@@ -56,28 +381,47 @@
 }
 
 static int encoder_bf16(const dr_dims* d, const dr_world_model* wm, const dr_frames* src, int B, int n, float* feat,
-                        const EncWs& w, hipStream_t s) {
+                        const EncWs& w, const Prep* P, hipStream_t s) {
   int e[DR_MAX_DEPTH + 1];
   const int N = enc_chans(d, e);
   const int h0 = d->img_h, w0 = d->img_w;
   const int F = enc_feat_dim(d);
   const bool e12 = N >= 2 && op_enc12_split3_ok(n, h0, w0, e[1], e[2], src) && !((uintptr_t)w.a[1] & 15);
+  void* wr[DR_MAX_DEPTH];
+  for (int k = 0; k < N; ++k) wr[k] = w.wr[k];
+  void* wproj = w.wproj;
   RepackJob rj[DR_RJ_MAX];
   int nj = 0;
   if (e12) {
-    rj[nj++] = rj_conv1(e[1], wm->conv[0].w, w.wr[0]);
-    rj[nj++] = rj_conv(e[2], e[1], wm->conv[1].w, w.wr[1]);
+    if (P) {
+      PREP_NEED(P->enc_wr[0] && P->enc_wr[1]);
+      wr[0] = P->enc_wr[0];
+      wr[1] = P->enc_wr[1];
+    }
+    rj[nj++] = rj_conv1(e[1], wm->conv[0].w, wr[0]);
+    rj[nj++] = rj_conv(e[2], e[1], wm->conv[1].w, wr[1]);
   }
   bool s3[DR_MAX_DEPTH + 1] = {};
   for (int k = 2; k < N; ++k) {
     s3[k] = op_conv_split3_supported(n, e[k], h0 >> k, w0 >> k, e[k + 1]) && nj < DR_RJ_MAX - 1;
-    if (s3[k]) rj[nj++] = rj_conv(e[k + 1], e[k], wm->conv[k].w, w.wr[k]);
-    else DR_TRY(op_conv_repack_bf16(e[k + 1], e[k], e[k], wm->conv[k].w, w.wr[k], s));
-  }
-  rj[nj++] = rj_bf16(d->enc_hidden, F, wm->map0.w, F + d->hidden, w.wproj);
-  DR_TRY(op_repack_multi(rj, nj, s));
+    if (s3[k]) {
+      if (P) {
+        PREP_NEED(P->enc_wr[k]);
+        wr[k] = P->enc_wr[k];
+      }
+      rj[nj++] = rj_conv(e[k + 1], e[k], wm->conv[k].w, wr[k]);
+    } else {
+      DR_TRY(op_conv_repack_bf16(e[k + 1], e[k], e[k], wm->conv[k].w, wr[k], s));
+    }
+  }
+  if (P) {
+    PREP_NEED(P->enc_proj);
+    wproj = P->enc_proj;
+  }
+  rj[nj++] = rj_bf16(d->enc_hidden, F, wm->map0.w, F + d->hidden, wproj);
+  if (!P) DR_TRY(op_repack_multi(rj, nj, s));
   const int rc_s1 = e12 ? op_enc12_s1_bf16(n, B, h0, w0, e[1], e[2], src, wm->conv[0].w, wm->conv[0].b, wm->conv[1].w,
-                                           wm->conv[1].b, w.wr[0], w.wr[1], w.a[1], s, 1)
+                                           wm->conv[1].b, wr[0], wr[1], w.a[1], s, 1)
                         : DR_E_INVALID;
   if (rc_s1 != DR_OK) {
     if (rc_s1 != DR_E_INVALID) return rc_s1;
@@ -93,17 +437,17 @@
   }
   for (int k = 2; k < N; ++k) {
     if (s3[k]) {
-      DR_TRY(op_conv_s1_bf16(n, e[k], h0 >> k, w0 >> k, e[k + 1], w.a[k - 1], w.wr[k], wm->conv[k].b, w.a[k],
+      DR_TRY(op_conv_s1_bf16(n, e[k], h0 >> k, w0 >> k, e[k + 1], w.a[k - 1], wr[k], wm->conv[k].b, w.a[k],
                              k == N - 1 ? 1 : 0, s));
     } else {
-      DR_TRY(op_conv_bf16(n, e[k], h0 >> k, w0 >> k, e[k + 1], w.a[k - 1], w.wr[k], wm->conv[k].b, w.a[k],
+      DR_TRY(op_conv_bf16(n, e[k], h0 >> k, w0 >> k, e[k + 1], w.a[k - 1], wr[k], wm->conv[k].b, w.a[k],
                           k == N - 1 ? 1 : 0, s));
     }
   }
-  const int rcp = op_gemm_nt_glds_bf16(n, d->enc_hidden, F, w.a[N - 1], F, w.wproj, F, wm->map0.b, feat, d->enc_hidden,
+  const int rcp = op_gemm_nt_glds_bf16(n, d->enc_hidden, F, w.a[N - 1], F, wproj, F, wm->map0.b, feat, d->enc_hidden,
                                        w.s3part, w.s3part_n, s);
   if (rcp != DR_E_INVALID) return rcp;
-  return op_gemm_nt_bf16(n, d->enc_hidden, F, w.a[N - 1], F, w.wproj, wm->map0.b, feat, d->enc_hidden, s);
+  return op_gemm_nt_bf16(n, d->enc_hidden, F, w.a[N - 1], F, wproj, wm->map0.b, feat, d->enc_hidden, s);
 }
 
 extern "C" int dr_encoder_features(const dr_dims* d, const dr_world_model* wm, const dr_frames* src, int B, int T,
@@ -141,30 +485,54 @@
   EncWs w;
   enc_carve(c, d, n, w);
   WS_CHECK(c, ws_bytes);
-  if (d->precision == DR_PREC_BF16) return encoder_bf16(d, wm, src, B, n, feat, w, s);
+  Prep Pb;
+  const Prep* P = nullptr;
+  if (d->prepared) {
+    DR_TRY(prep_get(d, __func__, B, T, -1, wm, nullptr, Pb));
+    P = &Pb;
+  }
+  if (d->precision == DR_PREC_BF16) return encoder_bf16(d, wm, src, B, n, feat, w, P, s);
   const int h0 = d->img_h, w0 = d->img_w;
   const int F = enc_feat_dim(d);
   const bool e12 = N >= 2 && op_enc12_split3_ok(n, h0, w0, e[1], e[2], src);
   const bool s3p = w.s3proj && n >= 1024 &&
                    op_gemm_nt_split3_supported(n, d->enc_hidden, F, w.a[N - 1], F, nullptr, 0, F, d->enc_hidden);
+  void* wr[DR_MAX_DEPTH];
+  for (int k = 0; k < N; ++k) wr[k] = w.wr[k];
+  void* s3proj = w.s3proj;
   RepackJob rj[DR_RJ_MAX];
   int nj = 0;
   if (e12) {
-    rj[nj++] = rj_conv1(e[1], wm->conv[0].w, w.wr[0]);
-    rj[nj++] = rj_conv(e[2], e[1], wm->conv[1].w, w.wr[1]);
+    if (P) {
+      PREP_NEED(P->enc_wr[0] && P->enc_wr[1]);
+      wr[0] = P->enc_wr[0];
+      wr[1] = P->enc_wr[1];
+    }
+    rj[nj++] = rj_conv1(e[1], wm->conv[0].w, wr[0]);
+    rj[nj++] = rj_conv(e[2], e[1], wm->conv[1].w, wr[1]);
   }
   bool s3[DR_MAX_DEPTH + 1] = {};
   for (int k = e12 ? 2 : 1; k < N; ++k) {
     s3[k] = op_conv_split3_supported(n, e[k], h0 >> k, w0 >> k, e[k + 1]) && nj < DR_RJ_MAX - 1;
     if (!s3[k]) continue;
     DR_TRY(conv_bias_aligned(__func__, "conv", k, wm->conv[k].b));
-    rj[nj++] = rj_conv(e[k + 1], e[k], wm->conv[k].w, w.wr[k]);
-  }
-  if (s3p) rj[nj++] = rj_nt(d->enc_hidden, F, wm->map0.w, F + d->hidden, w.s3proj);
-  DR_TRY(op_repack_multi(rj, nj, s));
+    if (P) {
+      PREP_NEED(P->enc_wr[k]);
+      wr[k] = P->enc_wr[k];
+    }
+    rj[nj++] = rj_conv(e[k + 1], e[k], wm->conv[k].w, wr[k]);
+  }
+  if (s3p) {
+    if (P) {
+      PREP_NEED(P->enc_proj);
+      s3proj = P->enc_proj;
+    }
+    rj[nj++] = rj_nt(d->enc_hidden, F, wm->map0.w, F + d->hidden, s3proj);
+  }
+  if (!P) DR_TRY(op_repack_multi(rj, nj, s));
   int k0 = 1;
   const int rc12 = e12 ? op_enc12_split3(n, B, h0, w0, e[1], e[2], src, wm->conv[0].w, wm->conv[0].b, wm->conv[1].w,
-                                         wm->conv[1].b, w.wr[0], w.wr[1], w.a[1], s, 1)
+                                         wm->conv[1].b, wr[0], wr[1], w.a[1], s, 1)
                        : DR_E_INVALID;
   if (rc12 == DR_OK) {
     k0 = 2;
@@ -181,7 +549,7 @@
     const float* cw = wm->conv[k].w;
     const float* cb = wm->conv[k].b;
     if (s3[k]) {
-      DR_TRY(op_conv_split3(n, cin, hin, win, cout, w.a[k - 1], w.wr[k], cb, w.a[k], last, s));
+      DR_TRY(op_conv_split3(n, cin, hin, win, cout, w.a[k - 1], wr[k], cb, w.a[k], last, s));
     } else {
       DR_TRY(op_conv_repack_pad(cout, cin, cin, cw, w.wr[k], s));
       DR_TRY(op_conv_nhwc(n, cin, hin, win, cout, w.a[k - 1], w.wr[k], cb, w.a[k], last, s));
@@ -189,7 +557,7 @@
   }
   if (s3p) {
     const int ksplits = std::max(1, std::min(8, (F + 1023) / 1024));
-    return op_gemm_nt_split3_sk(n, d->enc_hidden, F, w.a[N - 1], F, nullptr, 0, F, w.s3proj, wm->map0.b, 0, feat,
+    return op_gemm_nt_split3_sk(n, d->enc_hidden, F, w.a[N - 1], F, nullptr, 0, F, s3proj, wm->map0.b, 0, feat,
                                 d->enc_hidden, w.s3part, w.s3part_n, s, ksplits);
   }
   GemmArgs gp = lin(n, d->enc_hidden, F, w.a[N - 1], F, wm->map0.w, F + d->hidden, wm->map0.b, feat, d->enc_hidden);
@@ -238,7 +606,7 @@
 static int observe_steps(const dr_dims* d, const dr_world_model* wm, int B, int T, const float* feat,
                          const float* actions, long long act_sb, long long act_st, const float* h_init,
                          const float* z_init, const dr_noise& noise, float* z_out, float* h_out, float* logits_out,
-                         ObsWs& w, const ObsTrace* tr, hipStream_t s);
+                         ObsWs& w, const ObsTrace* tr, hipStream_t s, bool prepared = false);
 
 extern "C" int dr_observe_scan(const dr_dims* d, const dr_world_model* wm, int B, int T, const float* feat,
                                const float* actions, long long act_sb, long long act_st, const float* h_init,
@@ -255,9 +623,20 @@
   const int L = latent(d), Hd = d->hidden, eh = d->enc_hidden;
   const int F = enc_feat_dim(d);
   const bool any_gru = (z_init != nullptr) || T > 1;
+  const bool prepared = d->prepared != nullptr;
+  if (prepared) {
+    Prep P;
+    DR_TRY(prep_get(d, __func__, B, T, -1, wm, nullptr, P));
+    w.wt = P.wt;
+    if (chain_planes(d, B, T)) {
+      PREP_NEED(P.s3m0 && P.s3whh);
+      w.s3m0 = P.s3m0;
+      w.s3whh = P.s3whh;
+    }
+  }
   if (any_gru) {
     DR_REQUIRE(wm->w_ih && wm->w_hh && wm->b_ih && wm->b_hh, "GRU weights required");
-    DR_TRY(op_transpose(3 * Hd, L + d->action, wm->w_ih, w.wt, s));
+    if (!prepared) DR_TRY(op_transpose(3 * Hd, L + d->action, wm->w_ih, w.wt, s));
   }
   if (z_init == nullptr && h_init == nullptr && op_pscan_supported(d, B, T, d->action)) {
     const int rc = op_pscan(d, wm, B, T, d->action, feat, actions, act_sb, act_st, w.wt, wm->map0.w + F, F + Hd,
@@ -265,18 +644,18 @@
     if (rc != DR_E_UNSUPPORTED) return rc;
   }
   return observe_steps(d, wm, B, T, feat, actions, act_sb, act_st, h_init, z_init, noise, z_out, h_out, logits_out, w,
-                       nullptr, s);
+                       nullptr, s, prepared);
 }
 
 static int observe_steps(const dr_dims* d, const dr_world_model* wm, int B, int T, const float* feat,
                          const float* actions, long long act_sb, long long act_st, const float* h_init,
                          const float* z_init, const dr_noise& noise, float* z_out, float* h_out, float* logits_out,
-                         ObsWs& w, const ObsTrace* tr, hipStream_t s) {
+                         ObsWs& w, const ObsTrace* tr, hipStream_t s, bool prepared) {
   const int L = latent(d), Hd = d->hidden, eh = d->enc_hidden;
   const int F = enc_feat_dim(d);
   const long long ldL = (long long)T * L, ldH = (long long)T * Hd;
-  const bool planes = B >= 128 && T > 1 && Hd % 8 == 0;
-  if (planes) {
+  const bool planes = chain_planes(d, B, T);
+  if (planes && !prepared) {
     DR_TRY(split_planes(eh, Hd, wm->map0.w + F, F + Hd, w.s3m0, s));
     DR_TRY(split_planes(3 * Hd, Hd, wm->w_hh, Hd, w.s3whh, s));
   }
@@ -492,18 +871,18 @@
 
 static int imagine_heads(const dr_dims* d, const dr_world_model* wm, int B, int H, const float* latents,
                          const float* hiddens, float* rewards, float* continues, ImWs& w, hipStream_t s,
-                         bool keep0 = false);
+                         bool keep0 = false, bool prepared = false);
 
 static int imagine_launch_form(const dr_dims* d, const dr_world_model* wm, const dr_actor* ac, int B, int H,
                                const dr_noise& noise, const dr_noise& nq, int deterministic, float* latents,
                                float* hiddens, float* actions, float* mus, float* sigmas, const Tape& tp, ImWs& w,
-                               bool split_gru, bool zg, hipStream_t s) {
+                               bool split_gru, bool zg, hipStream_t s, bool prepared) {
   const int L = latent(d), Hd = d->hidden, A = d->action, a1 = d->actor_h1, a2 = d->actor_h2;
   const long long ldH = (long long)(H + 1) * Hd, ldL = (long long)(H + 1) * L, ldA = (long long)H * A;
   const long long lda1 = (long long)H * a1, lda2 = (long long)H * a2;
-  const bool planes = split_gru && H > 1 && Hd % 8 == 0;
+  const bool planes = chain_planes(d, B, H);
   const bool a16 = planes && d->precision == DR_PREC_BF16;
-  if (planes) {
+  if (planes && !prepared) {
     DR_TRY(split_planes(d->prior_h1, Hd, wm->prior.l0.w, Hd, w.s3p0, s));
     if (zg) DR_TRY(split_planes(a1, Hd, ac->l0.w, Hd + L, w.s3a0, s));
     DR_TRY(split_planes(3 * Hd, Hd, wm->w_hh, Hd, w.s3whh, s));
@@ -515,7 +894,7 @@
     g.a_out = tp.x1a; g.ld_aout = lda1;
     DR_TRY(run(G_NT, AM_LNSILU, g, s));
   }
-  DR_TRY(stack_heads(ac, A, a2, w.wst, w.bst, s));
+  if (!prepared) DR_TRY(stack_heads(ac, A, a2, w.wst, w.bst, s));
   {
     GemmArgs h = lin_ln(B, 2 * A, a2, tp.pre2a, lda2, ac->n4, w.wst, w.bst, nullptr, 0);
     h.a_out = tp.x2a; h.ld_aout = lda2;
@@ -603,6 +982,28 @@
   const int L = latent(d), Hd = d->hidden, A = d->action, a1 = d->actor_h1, a2 = d->actor_h2;
   const long long ldH = (long long)(H + 1) * Hd, ldL = (long long)(H + 1) * L, ldA = (long long)H * A;
   const long long lda1 = (long long)H * a1, lda2 = (long long)H * a2;
+  const bool zg = actor_zgather(d);
+  const bool prepared = d->prepared != nullptr;
+  if (prepared) {
+    Prep P;
+    DR_TRY(prep_get(d, __func__, B, -1, H, wm, ac, P));
+    w.wt = P.wt;
+    w.tl0f = P.tl0;
+    w.wst = P.wst;
+    w.bst = P.bst;
+    if (chain_planes(d, B, H)) {
+      PREP_NEED(P.s3p0 && P.s3whh && (!zg || P.s3a0));
+      w.s3p0 = P.s3p0;
+      w.s3a0 = P.s3a0;
+      w.s3whh = P.s3whh;
+    }
+    const int M1 = B * (H + 1);
+    if (s3_first_layer(d, M1, d->rew_h1, hiddens, Hd, latents, L) &&
+        s3_first_layer(d, M1, d->cont_h1, hiddens, Hd, latents, L))
+      PREP_NEED(P.s3r && P.s3c);
+    w.s3r = P.s3r;
+    w.s3c = P.s3c;
+  }
   {
     const Copy2dJob cj[2] = {{latents, ldL, z0, L, L, B}, {hiddens, ldH, h0, Hd, Hd, B}};
     DR_TRY(op_copy2d_multi(cj, 2, s));
@@ -610,8 +1011,7 @@
   dr_noise nq = noise;
   nq.stream += 65536;
   const bool split_gru = B >= 128;
-  const bool zg = d->rows <= 32 && a1 % 4 == 0;
-  {
+  if (!prepared) {
     TransposeJob tj[2] = {{3 * Hd, L + A, 3 * Hd, wm->w_ih, w.wt}, {a1, Hd + L, a1, ac->l0.w, w.tl0f}};
     DR_TRY(op_transpose_multi(tj, zg ? 2 : 1, s));
   }
@@ -627,20 +1027,25 @@
     unrolled = rc == DR_OK;
   }
   if (!unrolled) DR_TRY(imagine_launch_form(d, wm, ac, B, H, noise, nq, deterministic, latents, hiddens, actions, mus,
-                                            sigmas, tp, w, split_gru, zg, s));
-  return imagine_heads(d, wm, B, H, latents, hiddens, rewards, continues, w, s);
+                                            sigmas, tp, w, split_gru, zg, s, prepared));
+  return imagine_heads(d, wm, B, H, latents, hiddens, rewards, continues, w, s, false, prepared);
 }
 
 static int imagine_heads(const dr_dims* d, const dr_world_model* wm, int B, int H, const float* latents,
-                         const float* hiddens, float* rewards, float* continues, ImWs& w, hipStream_t s, bool keep0) {
+                         const float* hiddens, float* rewards, float* continues, ImWs& w, hipStream_t s, bool keep0,
+                         bool prepared) {
   const int L = latent(d), Hd = d->hidden;
   {
     const int M1 = B * (H + 1);
     GemmArgs p[2];
     if (s3_first_layer(d, M1, d->rew_h1, hiddens, Hd, latents, L) &&
         s3_first_layer(d, M1, d->cont_h1, hiddens, Hd, latents, L)) {
-      DR_TRY(op_nt_repack_split3(d->rew_h1, Hd + L, wm->reward.l0.w, Hd + L, w.s3r, s));
-      DR_TRY(op_nt_repack_split3(d->cont_h1, Hd + L, wm->cont.l0.w, Hd + L, w.s3c, s));
+      if (prepared) {
+        PREP_NEED(w.s3r && w.s3c);
+      } else {
+        DR_TRY(op_nt_repack_split3(d->rew_h1, Hd + L, wm->reward.l0.w, Hd + L, w.s3r, s));
+        DR_TRY(op_nt_repack_split3(d->cont_h1, Hd + L, wm->cont.l0.w, Hd + L, w.s3c, s));
+      }
       DR_TRY(op_gemm_nt_split3_sk(M1, d->rew_h1, Hd + L, hiddens, Hd, latents, L, Hd, w.s3r, wm->reward.l0.b, 0,
                                   w.p1r, d->rew_h1, w.s3part, w.s3part_n, s));
       DR_TRY(op_gemm_nt_split3_sk(M1, d->cont_h1, Hd + L, hiddens, Hd, latents, L, Hd, w.s3c, wm->cont.l0.b, 0,
@@ -842,6 +1247,19 @@
   const long long lda1 = (long long)H * a1, lda2 = (long long)H * a2;
   const int BH = B * H;
   const bool upstream_state = g_latents || g_hiddens;
+  const bool prepared = d->prepared != nullptr;
+  if (prepared) {
+    Prep P;
+    DR_TRY(prep_get(d, __func__, B, -1, H, wm, ac, P));
+    w.tl6p = P.tl6p; w.tl3p = P.tl3p; w.tl0p = P.tl0p; w.wt = P.wt; w.twhh = P.twhh;
+    w.thead = P.thead; w.tl3a = P.tl3a; w.tl0a = P.tl0;
+    if (bwd_planes(d, B)) {
+      PREP_NEED(P.s3wt && P.s3twhh && (d->actor_h1 % 8 != 0 || P.s3tl0a));
+      w.s3wt = P.s3wt;
+      w.s3twhh = P.s3twhh;
+      w.s3tl0a = P.s3tl0a;
+    }
+  }
   if (do_prep) {
   if (!g_hiddens && !g_latents && !g_actions) {
     DR_TRY(zero(w.gH, (long long)((w.gA + (long long)BH * A) - w.gH), s));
◇ ◇ ◇
Work instruction:
Lines holding "GemmArgs": give how many there are in the entries above, and nothing more.

Result for this exercise:
3